| Task prompt |
Scan the entries below. Report each line where the string "half" occurs.

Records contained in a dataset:
┄┄┄┄┄┄┄┄┄┄┄┄┄┄┄┄┄┄┄┄

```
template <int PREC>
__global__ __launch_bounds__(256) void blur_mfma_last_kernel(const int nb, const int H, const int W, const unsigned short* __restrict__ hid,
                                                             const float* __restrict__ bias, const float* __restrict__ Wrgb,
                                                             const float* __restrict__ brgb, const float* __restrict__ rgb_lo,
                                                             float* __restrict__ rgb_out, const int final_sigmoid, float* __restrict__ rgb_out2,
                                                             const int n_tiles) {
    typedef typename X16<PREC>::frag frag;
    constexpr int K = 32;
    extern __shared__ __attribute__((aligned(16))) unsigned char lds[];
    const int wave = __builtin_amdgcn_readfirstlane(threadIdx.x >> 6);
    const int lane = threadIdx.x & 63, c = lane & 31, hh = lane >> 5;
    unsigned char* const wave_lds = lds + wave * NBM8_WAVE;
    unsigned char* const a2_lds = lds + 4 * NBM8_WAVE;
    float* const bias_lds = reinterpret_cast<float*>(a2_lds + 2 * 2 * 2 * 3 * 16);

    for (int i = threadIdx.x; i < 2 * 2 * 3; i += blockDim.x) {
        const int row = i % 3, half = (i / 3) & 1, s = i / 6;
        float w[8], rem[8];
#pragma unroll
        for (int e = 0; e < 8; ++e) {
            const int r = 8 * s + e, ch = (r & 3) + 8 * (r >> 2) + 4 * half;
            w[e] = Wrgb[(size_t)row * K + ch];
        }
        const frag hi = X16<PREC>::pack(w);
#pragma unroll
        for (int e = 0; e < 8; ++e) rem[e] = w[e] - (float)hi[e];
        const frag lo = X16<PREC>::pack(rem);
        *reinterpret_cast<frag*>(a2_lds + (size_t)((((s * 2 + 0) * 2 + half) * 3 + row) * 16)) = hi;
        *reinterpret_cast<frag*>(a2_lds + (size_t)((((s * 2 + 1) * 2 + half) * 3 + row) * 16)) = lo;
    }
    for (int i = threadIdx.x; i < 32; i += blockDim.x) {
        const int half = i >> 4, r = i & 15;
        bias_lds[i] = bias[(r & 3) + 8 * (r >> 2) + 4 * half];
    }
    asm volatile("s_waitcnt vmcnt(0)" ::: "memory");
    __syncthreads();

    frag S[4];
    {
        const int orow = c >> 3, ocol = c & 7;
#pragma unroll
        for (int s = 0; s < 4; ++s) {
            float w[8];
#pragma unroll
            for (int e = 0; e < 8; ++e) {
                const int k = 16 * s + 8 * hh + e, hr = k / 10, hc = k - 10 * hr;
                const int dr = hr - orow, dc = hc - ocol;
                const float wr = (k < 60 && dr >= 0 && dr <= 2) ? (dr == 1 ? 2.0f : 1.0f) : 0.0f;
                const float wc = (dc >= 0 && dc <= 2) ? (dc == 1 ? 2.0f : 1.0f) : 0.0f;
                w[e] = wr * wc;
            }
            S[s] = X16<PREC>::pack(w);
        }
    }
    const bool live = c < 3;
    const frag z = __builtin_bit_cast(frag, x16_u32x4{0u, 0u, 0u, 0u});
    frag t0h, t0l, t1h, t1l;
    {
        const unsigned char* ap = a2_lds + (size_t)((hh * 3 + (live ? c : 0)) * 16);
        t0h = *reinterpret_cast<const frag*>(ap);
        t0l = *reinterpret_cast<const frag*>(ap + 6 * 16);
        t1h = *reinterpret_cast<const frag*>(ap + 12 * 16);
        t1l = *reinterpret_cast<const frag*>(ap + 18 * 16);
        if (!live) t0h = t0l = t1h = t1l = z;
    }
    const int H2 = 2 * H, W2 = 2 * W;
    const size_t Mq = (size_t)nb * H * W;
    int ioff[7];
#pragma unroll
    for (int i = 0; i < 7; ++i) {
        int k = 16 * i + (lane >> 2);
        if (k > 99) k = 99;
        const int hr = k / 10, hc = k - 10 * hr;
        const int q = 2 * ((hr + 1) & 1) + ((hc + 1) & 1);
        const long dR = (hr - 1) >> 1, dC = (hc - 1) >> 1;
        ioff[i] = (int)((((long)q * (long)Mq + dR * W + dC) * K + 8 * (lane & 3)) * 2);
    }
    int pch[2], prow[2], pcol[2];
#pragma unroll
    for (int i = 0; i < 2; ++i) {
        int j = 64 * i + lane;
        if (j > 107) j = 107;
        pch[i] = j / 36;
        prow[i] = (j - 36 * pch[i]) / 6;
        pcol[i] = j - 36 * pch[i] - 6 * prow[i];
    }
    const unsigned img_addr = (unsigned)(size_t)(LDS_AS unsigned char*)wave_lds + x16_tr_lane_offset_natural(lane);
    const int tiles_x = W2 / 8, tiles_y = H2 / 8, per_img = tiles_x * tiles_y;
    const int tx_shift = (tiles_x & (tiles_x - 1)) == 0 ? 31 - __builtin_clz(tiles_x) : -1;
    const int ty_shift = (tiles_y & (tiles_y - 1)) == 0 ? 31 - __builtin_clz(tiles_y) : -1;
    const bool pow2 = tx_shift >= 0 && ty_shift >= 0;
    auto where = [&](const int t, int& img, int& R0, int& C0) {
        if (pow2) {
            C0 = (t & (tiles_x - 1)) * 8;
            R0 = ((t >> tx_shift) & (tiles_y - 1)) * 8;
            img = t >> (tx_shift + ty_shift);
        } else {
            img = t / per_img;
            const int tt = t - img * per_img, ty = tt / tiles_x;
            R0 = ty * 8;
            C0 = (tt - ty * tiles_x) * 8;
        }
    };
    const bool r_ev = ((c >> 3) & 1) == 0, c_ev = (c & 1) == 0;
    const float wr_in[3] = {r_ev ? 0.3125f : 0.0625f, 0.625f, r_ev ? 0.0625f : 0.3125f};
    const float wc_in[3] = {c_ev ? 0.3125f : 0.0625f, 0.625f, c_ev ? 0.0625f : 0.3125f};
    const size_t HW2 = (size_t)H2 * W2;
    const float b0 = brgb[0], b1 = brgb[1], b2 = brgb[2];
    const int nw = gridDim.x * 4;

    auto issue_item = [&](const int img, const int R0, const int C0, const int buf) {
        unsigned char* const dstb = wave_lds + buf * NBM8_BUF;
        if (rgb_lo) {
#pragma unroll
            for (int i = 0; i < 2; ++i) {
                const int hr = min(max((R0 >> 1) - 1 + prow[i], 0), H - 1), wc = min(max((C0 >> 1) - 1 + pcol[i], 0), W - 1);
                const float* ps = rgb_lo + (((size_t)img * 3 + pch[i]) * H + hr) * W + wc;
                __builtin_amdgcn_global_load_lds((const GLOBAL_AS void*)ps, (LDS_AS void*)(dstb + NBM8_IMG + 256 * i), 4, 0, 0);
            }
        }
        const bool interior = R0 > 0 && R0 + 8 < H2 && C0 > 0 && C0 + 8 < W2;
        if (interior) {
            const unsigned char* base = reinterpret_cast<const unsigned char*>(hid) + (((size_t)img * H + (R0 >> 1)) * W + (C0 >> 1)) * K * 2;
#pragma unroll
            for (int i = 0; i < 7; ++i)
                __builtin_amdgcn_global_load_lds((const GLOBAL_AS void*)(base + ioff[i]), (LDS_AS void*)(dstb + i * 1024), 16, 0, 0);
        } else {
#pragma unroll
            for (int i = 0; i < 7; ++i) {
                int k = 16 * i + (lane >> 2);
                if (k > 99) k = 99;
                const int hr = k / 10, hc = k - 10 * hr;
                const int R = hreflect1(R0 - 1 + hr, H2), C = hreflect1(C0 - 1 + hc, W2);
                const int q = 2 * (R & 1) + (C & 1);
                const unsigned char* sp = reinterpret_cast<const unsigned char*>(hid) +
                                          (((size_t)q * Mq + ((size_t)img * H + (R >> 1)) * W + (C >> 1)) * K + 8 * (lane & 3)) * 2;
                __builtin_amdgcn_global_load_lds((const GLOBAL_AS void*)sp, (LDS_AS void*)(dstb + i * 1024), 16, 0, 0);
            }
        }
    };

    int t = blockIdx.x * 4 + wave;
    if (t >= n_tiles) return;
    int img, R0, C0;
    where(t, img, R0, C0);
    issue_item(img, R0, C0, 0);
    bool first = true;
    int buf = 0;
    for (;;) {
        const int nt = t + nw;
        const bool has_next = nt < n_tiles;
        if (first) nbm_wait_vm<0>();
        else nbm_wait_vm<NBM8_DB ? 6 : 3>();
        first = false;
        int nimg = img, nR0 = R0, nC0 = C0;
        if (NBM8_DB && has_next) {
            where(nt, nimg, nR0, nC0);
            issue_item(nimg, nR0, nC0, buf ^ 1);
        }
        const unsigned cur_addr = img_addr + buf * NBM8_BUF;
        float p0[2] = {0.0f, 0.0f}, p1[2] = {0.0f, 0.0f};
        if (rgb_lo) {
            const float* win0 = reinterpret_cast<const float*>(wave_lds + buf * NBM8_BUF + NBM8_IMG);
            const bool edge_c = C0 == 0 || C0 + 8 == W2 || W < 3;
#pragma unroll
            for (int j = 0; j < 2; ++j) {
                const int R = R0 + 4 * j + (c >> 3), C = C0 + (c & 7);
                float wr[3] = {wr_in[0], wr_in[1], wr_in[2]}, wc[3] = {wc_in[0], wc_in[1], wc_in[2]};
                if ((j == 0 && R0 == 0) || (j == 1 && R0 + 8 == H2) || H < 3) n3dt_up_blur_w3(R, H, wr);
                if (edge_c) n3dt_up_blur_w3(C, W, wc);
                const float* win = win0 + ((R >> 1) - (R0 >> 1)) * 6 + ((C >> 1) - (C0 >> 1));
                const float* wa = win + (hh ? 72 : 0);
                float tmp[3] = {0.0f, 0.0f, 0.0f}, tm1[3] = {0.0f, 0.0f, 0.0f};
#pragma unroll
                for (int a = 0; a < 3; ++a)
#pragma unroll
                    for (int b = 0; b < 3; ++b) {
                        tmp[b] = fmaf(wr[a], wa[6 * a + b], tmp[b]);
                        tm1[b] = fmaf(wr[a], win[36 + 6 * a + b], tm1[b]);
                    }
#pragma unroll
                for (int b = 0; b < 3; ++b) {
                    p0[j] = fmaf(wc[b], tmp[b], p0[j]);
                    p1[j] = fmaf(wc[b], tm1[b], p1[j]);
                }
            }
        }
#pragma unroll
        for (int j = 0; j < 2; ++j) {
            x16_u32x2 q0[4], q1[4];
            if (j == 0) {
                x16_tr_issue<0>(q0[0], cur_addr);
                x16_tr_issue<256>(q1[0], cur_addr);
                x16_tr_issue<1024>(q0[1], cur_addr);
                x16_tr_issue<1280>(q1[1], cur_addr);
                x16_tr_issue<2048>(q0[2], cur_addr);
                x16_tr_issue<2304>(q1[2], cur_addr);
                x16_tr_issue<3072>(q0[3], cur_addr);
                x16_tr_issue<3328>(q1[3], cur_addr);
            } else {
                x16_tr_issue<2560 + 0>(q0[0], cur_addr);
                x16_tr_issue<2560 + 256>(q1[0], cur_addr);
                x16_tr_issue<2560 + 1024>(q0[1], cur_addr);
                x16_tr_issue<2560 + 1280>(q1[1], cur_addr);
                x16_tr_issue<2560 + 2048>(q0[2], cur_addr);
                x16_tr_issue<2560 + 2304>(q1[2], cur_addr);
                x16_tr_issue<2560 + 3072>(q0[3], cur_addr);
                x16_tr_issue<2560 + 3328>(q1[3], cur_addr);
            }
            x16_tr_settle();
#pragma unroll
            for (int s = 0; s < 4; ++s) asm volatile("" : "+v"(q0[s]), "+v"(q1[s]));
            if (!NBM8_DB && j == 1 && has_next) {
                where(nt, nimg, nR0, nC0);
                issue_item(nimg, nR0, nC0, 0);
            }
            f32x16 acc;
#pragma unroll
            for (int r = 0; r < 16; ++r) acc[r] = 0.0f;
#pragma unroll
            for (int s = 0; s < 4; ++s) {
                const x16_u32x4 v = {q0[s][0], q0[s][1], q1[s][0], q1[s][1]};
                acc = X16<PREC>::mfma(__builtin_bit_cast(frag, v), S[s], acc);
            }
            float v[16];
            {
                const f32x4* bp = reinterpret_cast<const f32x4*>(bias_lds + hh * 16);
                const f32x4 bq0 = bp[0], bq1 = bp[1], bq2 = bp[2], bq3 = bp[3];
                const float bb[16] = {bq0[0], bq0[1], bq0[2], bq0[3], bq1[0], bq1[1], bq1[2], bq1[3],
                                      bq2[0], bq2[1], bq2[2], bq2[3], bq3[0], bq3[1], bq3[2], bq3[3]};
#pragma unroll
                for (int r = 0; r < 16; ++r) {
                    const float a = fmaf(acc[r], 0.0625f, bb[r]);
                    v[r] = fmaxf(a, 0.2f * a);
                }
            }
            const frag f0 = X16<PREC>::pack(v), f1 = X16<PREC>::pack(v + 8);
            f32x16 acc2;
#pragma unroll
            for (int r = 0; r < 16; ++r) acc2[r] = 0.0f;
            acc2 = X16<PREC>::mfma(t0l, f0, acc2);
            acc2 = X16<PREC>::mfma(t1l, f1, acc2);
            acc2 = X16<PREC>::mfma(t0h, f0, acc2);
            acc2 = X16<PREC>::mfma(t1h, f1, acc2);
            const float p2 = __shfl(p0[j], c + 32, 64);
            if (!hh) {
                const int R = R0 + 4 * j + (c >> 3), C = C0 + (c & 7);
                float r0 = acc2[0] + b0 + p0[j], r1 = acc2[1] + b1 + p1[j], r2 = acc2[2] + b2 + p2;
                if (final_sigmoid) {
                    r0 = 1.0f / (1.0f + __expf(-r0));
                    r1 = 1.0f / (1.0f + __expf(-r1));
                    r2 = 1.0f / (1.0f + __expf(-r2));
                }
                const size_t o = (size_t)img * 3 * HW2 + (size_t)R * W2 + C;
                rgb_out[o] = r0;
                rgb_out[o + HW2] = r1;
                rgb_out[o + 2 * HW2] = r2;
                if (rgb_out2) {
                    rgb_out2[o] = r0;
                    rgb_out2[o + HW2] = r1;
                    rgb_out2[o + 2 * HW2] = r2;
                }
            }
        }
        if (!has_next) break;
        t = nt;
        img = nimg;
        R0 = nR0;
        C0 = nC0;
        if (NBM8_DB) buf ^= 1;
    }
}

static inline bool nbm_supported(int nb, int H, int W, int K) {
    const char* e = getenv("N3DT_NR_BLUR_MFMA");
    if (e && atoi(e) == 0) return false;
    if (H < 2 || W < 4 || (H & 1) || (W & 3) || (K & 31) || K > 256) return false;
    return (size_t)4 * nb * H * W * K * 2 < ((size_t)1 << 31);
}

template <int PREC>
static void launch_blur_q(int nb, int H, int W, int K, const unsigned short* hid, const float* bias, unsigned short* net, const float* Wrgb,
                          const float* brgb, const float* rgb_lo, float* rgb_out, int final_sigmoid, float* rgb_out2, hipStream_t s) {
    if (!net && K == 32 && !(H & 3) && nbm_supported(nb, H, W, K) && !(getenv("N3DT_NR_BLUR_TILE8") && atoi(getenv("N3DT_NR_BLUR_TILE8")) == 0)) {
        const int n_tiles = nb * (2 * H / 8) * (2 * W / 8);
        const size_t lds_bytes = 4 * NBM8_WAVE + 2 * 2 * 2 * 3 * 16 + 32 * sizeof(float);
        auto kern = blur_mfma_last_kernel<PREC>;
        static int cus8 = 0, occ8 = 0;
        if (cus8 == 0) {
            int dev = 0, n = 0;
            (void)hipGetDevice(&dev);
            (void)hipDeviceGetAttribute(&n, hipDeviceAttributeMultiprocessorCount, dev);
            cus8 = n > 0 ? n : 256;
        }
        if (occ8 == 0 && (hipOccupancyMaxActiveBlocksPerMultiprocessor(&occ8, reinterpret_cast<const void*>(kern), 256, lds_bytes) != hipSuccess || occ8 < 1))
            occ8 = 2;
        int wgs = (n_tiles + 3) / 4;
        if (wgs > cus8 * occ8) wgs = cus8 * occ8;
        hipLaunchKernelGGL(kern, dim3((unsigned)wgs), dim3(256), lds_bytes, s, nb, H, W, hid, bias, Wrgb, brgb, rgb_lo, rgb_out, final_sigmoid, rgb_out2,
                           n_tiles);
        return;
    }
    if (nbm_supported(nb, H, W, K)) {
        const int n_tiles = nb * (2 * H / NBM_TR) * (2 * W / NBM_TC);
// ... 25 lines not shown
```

┄┄┄┄┄┄┄┄┄┄┄┄┄┄┄┄┄┄┄┄

| Answer |
        const int row = i % 3, half = (i / 3) & 1, s = i / 6;
            const int r = 8 * s + e, ch = (r & 3) + 8 * (r >> 2) + 4 * half;
        *reinterpret_cast<frag*>(a2_lds + (size_t)((((s * 2 + 0) * 2 + half) * 3 + row) * 16)) = hi;
        *reinterpret_cast<frag*>(a2_lds + (size_t)((((s * 2 + 1) * 2 + half) * 3 + row) * 16)) = lo;
        const int half = i >> 4, r = i & 15;
        bias_lds[i] = bias[(r & 3) + 8 * (r >> 2) + 4 * half];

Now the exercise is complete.